Carnage in Cumbria

May 16, 2011, 1:34 AM GMT+0

Murders, always horrific, are at least usually explicable. But occasionally dreadful killings, involving wholly innocent people targeted apparently at random, seem utterly without explanation. The carnage in Cumbria on Wednesday morning has stunned us into bewilderment and genuine disbelief about how such a thing could happen.

Derrick Bird, an apparently easy-going taxi-driving grandfather who had been drinking his usual pint in a local pub as recently as Monday evening, went on a four-hour rampage among the small towns of west Cumbria leaving twelve people shot dead and eleven more suffering from gunshot injuries, some of them serious. Finally he took himself off into a wood on the edge of the Lake District and shot himself.

No doubt in time a plausible explanation about his motives will emerge and we will persuade ourselves that we understand. Already there are theories about rows with other taxi drivers and about a bitter family feud over a will. Even so, the enormity of his response seems to defy understanding.

What we do already know is that Derrick Bird had proper licences for the firearms that he used. This is bound to lead to a review of the laws controlling the ownership of guns. The Home Secretary has already promised as much. Britain has far more restrictive laws in this area than many other countries, notably the United States, where the right to carry a gun is seen by many Americans as a fundamental human right. Nonetheless, gun crime here is more prevalent than it was thirty or so years ago and the resort to the use of guns, especially among urban gangs, is greater.

However, any tightening of the law will always have to accommodate the genuine need for some people to hold guns, especially in rural areas such as Cumbria. And no law, however stringent, is ever going to prevent someone who is absolutely determined to obtain and use a gun from doing so.

The conclusion we are left with is a deeply uncomfortable one. However rare, such unspeakable events as those in Cumbria may be, there seems to be little we can do to prevent them. This is a predicament we have perhaps become unused to facing.

Normally, our response to the adverse is a positive one.

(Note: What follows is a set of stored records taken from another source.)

template <typename T, typename Dyn, int INTEG, int TPW, bool PK, bool BOX, bool HET> struct FusedRoles {
    static constexpr int NX = Dyn::NX, NU = Dyn::NU;
    static_assert(!BOX || (NU == 1 && fused_tl<1>() > kTile16), "control limits: n_u = 1, u_t in the tile's padding");
    static_assert((NU == 1 && NX >= 2 && NX <= 4) || (NX == 4 && NU == 2), "the fused sweep serves the DPP tiles: n_u = 1, or (4, 2)");
    static_assert(TPW == 16 || TPW == 4, "16 or 4 trajectories per workgroup");
    static_assert(!PK || (sizeof(T) == 4 && TPW == 16 && INTEG != ILQR_INT_BACKWARD_EULER), "pair producers: fp32, 16-trajectory workgroups, explicit integrators");
    using Cfg = FusedCfg<T, TPW, PK>;
    static constexpr int P = Cfg::P, RU = fused_ru<T, TPW, PK, NU>(), TL = fused_tl<NU>();
    static constexpr int NV = (NU == 2 ? kTile16M2 : kTile16) / 4;
    static constexpr int NSW = TPW / 4;
    static constexpr int UT = PK ? 128 : 64;
    static constexpr int US = UT / TPW;
    static constexpr int UNIT = fused_unit_scalars<PK, NU>();
    static constexpr int PS = 2 * TL + ILQR_PK_PAD;
    static constexpr int R = gain_record(NX, NU);
    using PL = ParamLayout<Dyn::NSYS, NX, NU>;
    using V4 = typename Vec4<T>::type;
    static ILQR_DEV constexpr int tile_off(int r, int tl) { return PK ? ((r / 2) * TPW + tl) * PS + (r % 2) * TL : (r * TPW + tl) * TL; }
    static ILQR_DEV constexpr int step_off(int r) { return PK ? (r / 2) * TPW * PS + (r % 2) * TL : r * TPW * TL; }

    struct Lds {
        T* ring;
        int* ready;
        int* done;
        int* s_slot;
        int* s_stat;
    };
    static ILQR_DEV Lds carve(unsigned char* base) {
        Lds L;
        L.ring = reinterpret_cast<T*>(base);
        L.ready = reinterpret_cast<int*>(base + (size_t)RU * UNIT * sizeof(T));
        L.done = L.ready + RU;
        L.s_slot = L.done + 4;
        L.s_stat = L.s_slot + 16;
        return L;
    }

    static ILQR_DEV void head(const KArgs<T>& a, const Lds& L, int b0, int lane, bool do_select, bool count) {
        bool still = false;
        if (lane < 16) {
            const int b = b0 + lane;
            int slot = 0, st = -1;
            if (lane < TPW && b < a.B) {
                if (do_select) {
                    still = select_candidates(a, b, true, slot, st);
                } else {
                    st = a.status[b];
                    slot = a.cur_slot[b];
                }
                a.cur_slot[b] = traj_active(st) ? 0 : slot;
            }
            L.s_slot[lane] = slot;
            L.s_stat[lane] = st;
        } else if (lane < 16 + RU + 4) {
            L.ready[lane - 16] = 0;
        }
        if (do_select && count) {
            const unsigned long long m = __ballot(still);
            if (lane == 0 && m) atomicAdd(&a.counters[a.counter_idx], (int)__popcll(m));
            if (blockIdx.x == 0 && lane == 0) a.counters[(a.counter_idx + 1) % kCounterRing] = 0;
        }
    }
    static ILQR_DEV bool any_active(const Lds& L) {
        bool any = false;
#pragma unroll
        for (int q = 0; q < 16; ++q) any = any || traj_active(L.s_stat[q]);
        return any;
    }

    static ILQR_DEV void sweep(const KArgs<T>& a, const Lds& L, int b0, int wave, int lane, ClockProbe& cp) {
        const size_t B = a.B;
        const int N = a.N;
        const int tid = threadIdx.x;
        (void)tid;
        __builtin_amdgcn_s_setprio(2);
        const int l16 = lane & 15, i = l16 >> 2, j = l16 & 3;
        const int tl = 4 * wave + (lane >> 4);
        const int gidx = b0 + tl;
        const bool valid = gidx < a.B;
        const int b = valid ? gidx : a.B - 1;
        const int st = L.s_stat[tl];
        const bool act = valid && traj_active(st);
        const int slot = act ? L.s_slot[tl] : 0;
        T ph[HET ? PL::TOTAL : 1];
        if constexpr (HET) {
#pragma unroll
            for (int q = 0; q < PL::TOTAL; ++q) ph[q] = a.params[q];
            load_row<PL::Q>(ph, a.rows, B, b);
        }
        const T* __restrict__ pp = HET ? ph : a.params;
        T xN[NX];
        vec_load<T, NX>(a.X + vec_at(B, N + 1, NX, slot, N, b), xN);
        if (act && slot != 0 && l16 == 0) vec_store<T, NX>(a.X + vec_at(B, N + 1, NX, 0, N, b), xN);
        T V = T(0), vx = T(0);
        {
            T g[NX], H[NX][NX];
            Cost<T, Dyn>::l_f_x(pp, xN, g);
            Cost<T, Dyn>::l_f_xx(pp, xN, H);
#pragma unroll
            for (int ii = 0; ii < NX; ++ii) {
                if (j == ii) vx = g[ii];
#pragma unroll
                for (int jj = 0; jj < NX; ++jj)
                    if (i == ii && j == jj) V = H[ii][jj];
            }
        }
        const unsigned gain_bytes = (unsigned)((size_t)N * B * R * sizeof(T));
        const __amdgpu_buffer_rsrc_t rgain = make_rsrc(a.gains, gain_bytes);
        const int rstride = (int)(B * R * sizeof(T));
        constexpr bool DROP = sizeof(T) == 4 || ILQR_DROP_ALL;
        const bool storer = act && (NU == 1 ? ((i == 0 && j < NX) || l16 == 4) : (i < 2 || (i == 2 && j < 2)));
        const int rec_slot = NU == 1 ? (i == 0 ? j : NX) : (i < 2 ? 4 * i + j : 8 + j);
        const int rec_off = (storer || !DROP) ? (int)((b * R + rec_slot) * sizeof(T)) : 0x7ffffff0;
        LaneConst<T> lc;
        lc.m0 = T(j == 0);
        lc.m1 = T(j == 1);
        lc.tr_byte = 4 * ((lane & 48) | (j << 2) | i);
        bool all_pd = true;
        using FS = FusedStep<T, NU>;
        T blo = T(0), bhi = T(0);
        if constexpr (BOX) box_bounds<1>(a.lim, a.B, b, &blo, &bhi);
        typename FS::Tile tq[2];
        T uq[2] = {T(0), T(0)};
        auto load = [&](int q, const T* tp) {
            FS::load(tq[q], tp, i, j, l16);
            if constexpr (BOX) uq[q] = tp[kTile16];
        };
        int goff = (N - 1) * rstride;
        auto unit_base = [&](int k) -> const T* { return L.ring + (size_t)(k % RU) * UNIT + tile_off(0, tl); };
        constexpr auto step_off = [](int r) { return PK ? (r / 2) * TPW * PS + (r % 2) * TL : r * TPW * TL; };
        auto one_step = [&](int q) {
            T out;
            bool pd;
            if constexpr (BOX) FS::step_box(tq[q], lc, i, j, uq[q], blo, bhi, V, vx, out, pd);
            else FS::step(tq[q], lc, i, j, V, vx, out, pd);
            all_pd = all_pd && pd;
            if (DROP || storer) buf_store1(rgain, rec_off, uniform(goff), out);
            goff -= rstride;
        };
#ifdef ILQR_FUSED_STAMPS
        const long long st_t0 = __builtin_readcyclecounter();
        long long st_spin = 0;
#endif
        while (lds_peek(&L.ready[0]) < 1) __builtin_amdgcn_s_sleep(1);
        compiler_fence();
#ifdef ILQR_FUSED_STAMPS
        const long long st_first = __builtin_readcyclecounter();
#endif
        load(0, unit_base(0));
        const int n_full = N / US, rem = N % US;
        for (int k = 0; k < n_full; ++k) {
            const T* ub = unit_base(k);
            const bool more = (k + 1) * US < N;
            int flag = 0;
#pragma unroll
            for (int r = 0; r < US; ++r) {
                if (r == US - 2 && more) flag = lds_peek(&L.ready[(k + 1) % RU]);
                if (r < US - 1) {
                    load((r + 1) & 1, ub + step_off(r + 1));
                } else if (more) {
#ifdef ILQR_FUSED_STAMPS
                    const long long w0 = __builtin_readcyclecounter();
#endif
                    while (flag < k + 2) {
                        __builtin_amdgcn_s_sleep(1);
                        flag = lds_peek(&L.ready[(k + 1) % RU]);
                    }
                    compiler_fence();
#ifdef ILQR_FUSED_STAMPS
                    st_spin += __builtin_readcyclecounter() - w0;
#endif
                    load(0, unit_base(k + 1));
                }
                one_step(r & 1);
            }
            compiler_fence();
            if (lane == 0) lds_poke(&L.done[wave], k + 1);
        }
        if (rem) {
            const T* ub = unit_base(n_full);
#pragma unroll
            for (int r = 0; r < US - 1; ++r) {
                if (r < rem) {
                    if (r + 1 < rem) load((r + 1) & 1, ub + step_off(r + 1));
                    one_step(r & 1);
                }
            }
        }
#ifdef ILQR_FUSED_STAMPS
        if (a.probe && blockIdx.x == 7 && tid == 0) {
            a.probe[5] = st_first - st_t0;
            a.probe[6] = st_spin;
            a.probe[7] = __builtin_readcyclecounter() - st_first;
        }
#endif
        cp.stop(a.probe, 0);
        if (act && l16 == 0 && !all_pd) a.status[b] = st | ILQR_TRAJ_FLAG_NON_PD;
    }

    static ILQR_DEV void produce(const KArgs<T>& a_, const Lds& L, int b0, int pw, int lane) {
        struct { int B; T dt; T* X; T* U; const T* params; const T* rows; } a = {a_.B, a_.dt, a_.X, a_.U, a_.params, a_.rows};
        const size_t B = a.B;
        const int N = a_.N;
        const int n_units = (N + US - 1) / US;
        if constexpr (PK) {
        using T2 = pair_f32;
        using Dyn2 = typename Dyn::template rebind<T2>;
        const int tl = lane % TPW, r2 = lane / TPW;
        const int gidx = b0 + tl;
        const bool valid = gidx < a.B;
        const int b = valid ? gidx : a.B - 1;
        const bool actb = valid && traj_active(L.s_stat[tl]);
        const int slot = actb ? L.s_slot[tl] : 0;
        const bool move = actb && slot != 0;
        T pl[PL::TOTAL];
#pragma unroll
        for (int q = 0; q < PL::TOTAL; ++q) pl[q] = a.params[q];
        if constexpr (HET) load_row<PL::Q>(pl, a.rows, B, b);
        const SplatParams p{pl};
        const T2 dt2 = a.dt;
        for (int k = pw; k < n_units; k += P) {
            const int ta = N - 1 - k * US - 2 * r2, tb = ta - 1;
            const bool ina = ta >= 0, inb = tb >= 0;
            const int tta = ina ? ta : 0, ttb = inb ? tb : 0;
            T xa[NX], ua[NU], xb[NX], ub[NU];
            vec_load<T, NX>(a.X + vec_at(B, N + 1, NX, slot, tta, b), xa);
            vec_load<T, NU>(a.U + vec_at(B, N, NU, slot, tta, b), ua);
            vec_load<T, NX>(a.X + vec_at(B, N + 1, NX, slot, ttb, b), xb);
            vec_load<T, NU>(a.U + vec_at(B, N, NU, slot, ttb, b), ub);
            if (move && ina) {
                vec_store<T, NX>(a.X + vec_at(B, N + 1, NX, 0, tta, b), xa);
                vec_store<T, NU>(a.U + vec_at(B, N, NU, 0, tta, b), ua);
            }
            if (move && inb) {
                vec_store<T, NX>(a.X + vec_at(B, N + 1, NX, 0, ttb, b), xb);
                vec_store<T, NU>(a.U + vec_at(B, N, NU, 0, ttb, b), ub);
            }
            T2 x[NX], u[NU], xn[NX], fx[NX][NX], fu[NX][NU];
#pragma unroll
            for (int q = 0; q < NX; ++q) { x[q].x = xa[q]; x[q].y = xb[q]; }
#pragma unroll
            for (int q = 0; q < NU; ++q) { u[q].x = ua[q]; u[q].y = ub[q]; }
            Stepper<T2, Dyn2>::step_jac(INTEG, p, dt2, x, u, xn, fx, fu);
            T2 gxn[NX], gu1[NU], lxxn[NX][NX], luxn[NU][NX], luu[NU][NU];
            Cost<T2, Dyn2>::grad(p, dt2, x, u, gxn, gu1);
            Cost<T2, Dyn2>::hess(p, dt2, x, u, lxxn, luxn, luu);
            V4 tile_a[NV], tile_b[NV];
            tile16_fill<T, NX, NU>([](T2 v) { return v.x; }, fx, fu, gxn, gu1, lxxn, luxn, luu, tile_a);
            tile16_fill<T, NX, NU>([](T2 v) { return v.y; }, fx, fu, gxn, gu1, lxxn, luxn, luu, tile_b);
            if (k >= RU) {
                const int need = k - RU + 1;
                auto slowest = [&]() {
                    int m = lds_peek(&L.done[0]);
#pragma unroll
                    for (int q = 1; q < NSW; ++q) m = min(m, lds_peek(&L.done[q]));
                    return m;
                };
                while (slowest() < need) __builtin_amdgcn_s_sleep(2);
            }
            compiler_fence();
            V4* dst = reinterpret_cast<V4*>(L.ring + (size_t)(k % RU) * UNIT + tile_off(2 * r2, tl));
            if (ina) {
#pragma unroll
                for (int q = 0; q < NV; ++q) dst[q] = tile_a[q];
            }
            if (inb) {
#pragma unroll
                for (int q = 0; q < NV; ++q) dst[TL / 4 + q] = tile_b[q];
            }
            if constexpr (BOX) {
                T* dt_ = reinterpret_cast<T*>(dst);
                if (ina) dt_[kTile16] = ua[0];
                if (inb) dt_[TL + kTile16] = ub[0];
            }
            compiler_fence();
            if (lane == 0) lds_poke(&L.ready[k % RU], k + 1);
        }
        } else {
        const int tl = lane % TPW, r = lane / TPW;
        const int gidx = b0 + tl;
        const bool valid = gidx < a.B;
        const int b = valid ? gidx : a.B - 1;
        const bool actb = valid && traj_active(L.s_stat[tl]);
        const int slot = actb ? L.s_slot[tl] : 0;
        const bool move = actb && slot != 0;
        T p[PL::TOTAL];
#pragma unroll
        for (int q = 0; q < PL::TOTAL; ++q) p[q] = a.params[q];
        if constexpr (HET) load_row<PL::Q>(p, a.rows, B, b);
        for (int k = pw; k < n_units; k += P) {
            const int t = N - 1 - k * US - r;
            const bool inr = t >= 0;
            const int tt = inr ? t : 0;
            T x[NX], u[NU];
            vec_load<T, NX>(a.X + vec_at(B, N + 1, NX, slot, tt, b), x);
            vec_load<T, NU>(a.U + vec_at(B, N, NU, slot, tt, b), u);
            if (move && inr) {
                vec_store<T, NX>(a.X + vec_at(B, N + 1, NX, 0, tt, b), x);
                vec_store<T, NU>(a.U + vec_at(B, N, NU, 0, tt, b), u);
            }
            T xn[NX], fx[NX][NX], fu[NX][NU];
            Stepper<T, Dyn>::step_jac(INTEG, p, a.dt, x, u, xn, fx, fu);
            V4 tile[NV];
            tile16_pack<T, Dyn>(p, a.dt, x, u, fx, fu, tile);
            if (k >= RU) {
                const int need = k - RU + 1;
                auto slowest = [&]() {
                    int m = lds_peek(&L.done[0]);
#pragma unroll
                    for (int q = 1; q < NSW; ++q) m = min(m, lds_peek(&L.done[q]));
                    return m;
                };
                while (slowest() < need) __builtin_amdgcn_s_sleep(2);
            }
            compiler_fence();
            if (inr) {
                constexpr int NQ = NV * (int)sizeof(V4) / 16;
                vec_u4 w[NQ];
                __builtin_memcpy(w, tile, sizeof(V4) * NV);
                vec_u4* dst = reinterpret_cast<vec_u4*>(L.ring + (size_t)(k % RU) * UNIT + tile_off(r, tl));
#pragma unroll
                for (int q = 0; q < NQ; ++q) dst[q] = w[q];
                if constexpr (BOX) reinterpret_cast<T*>(dst)[kTile16] = u[0];
            }
            compiler_fence();
            if (lane == 0) lds_poke(&L.ready[k % RU], k + 1);
        }
        }
    }
};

Something must be done, we assert, to make sure such a thing cannot happen again. Implicitly we believe that there must be some agency somewhere – perhaps the government, or professional experts, or schools or parents – which can take responsibility and make the world the better place our optimism insists it is possible to make it. Often such optimism is justified.

But sometimes we are faced with the realisation that there are no solutions. In the past we have talked of fate, or of evil, or of a shadow side to human nature which is intrinsic to us and cannot be reformed or legislated out of existence. Maybe the slaughter in Cumbria reminds us that there is a limit to how much we should believe we can make the world better. Or is that to succumb to the despair and disbelief we feel after Wednesday?

What do you think? Do you believe gun laws need tightening? Is there any other practical suggestion you think needs considering after the killings in Cumbria? Or do you think that our fate as human beings is to be visited by such horrors that we can do nothing about?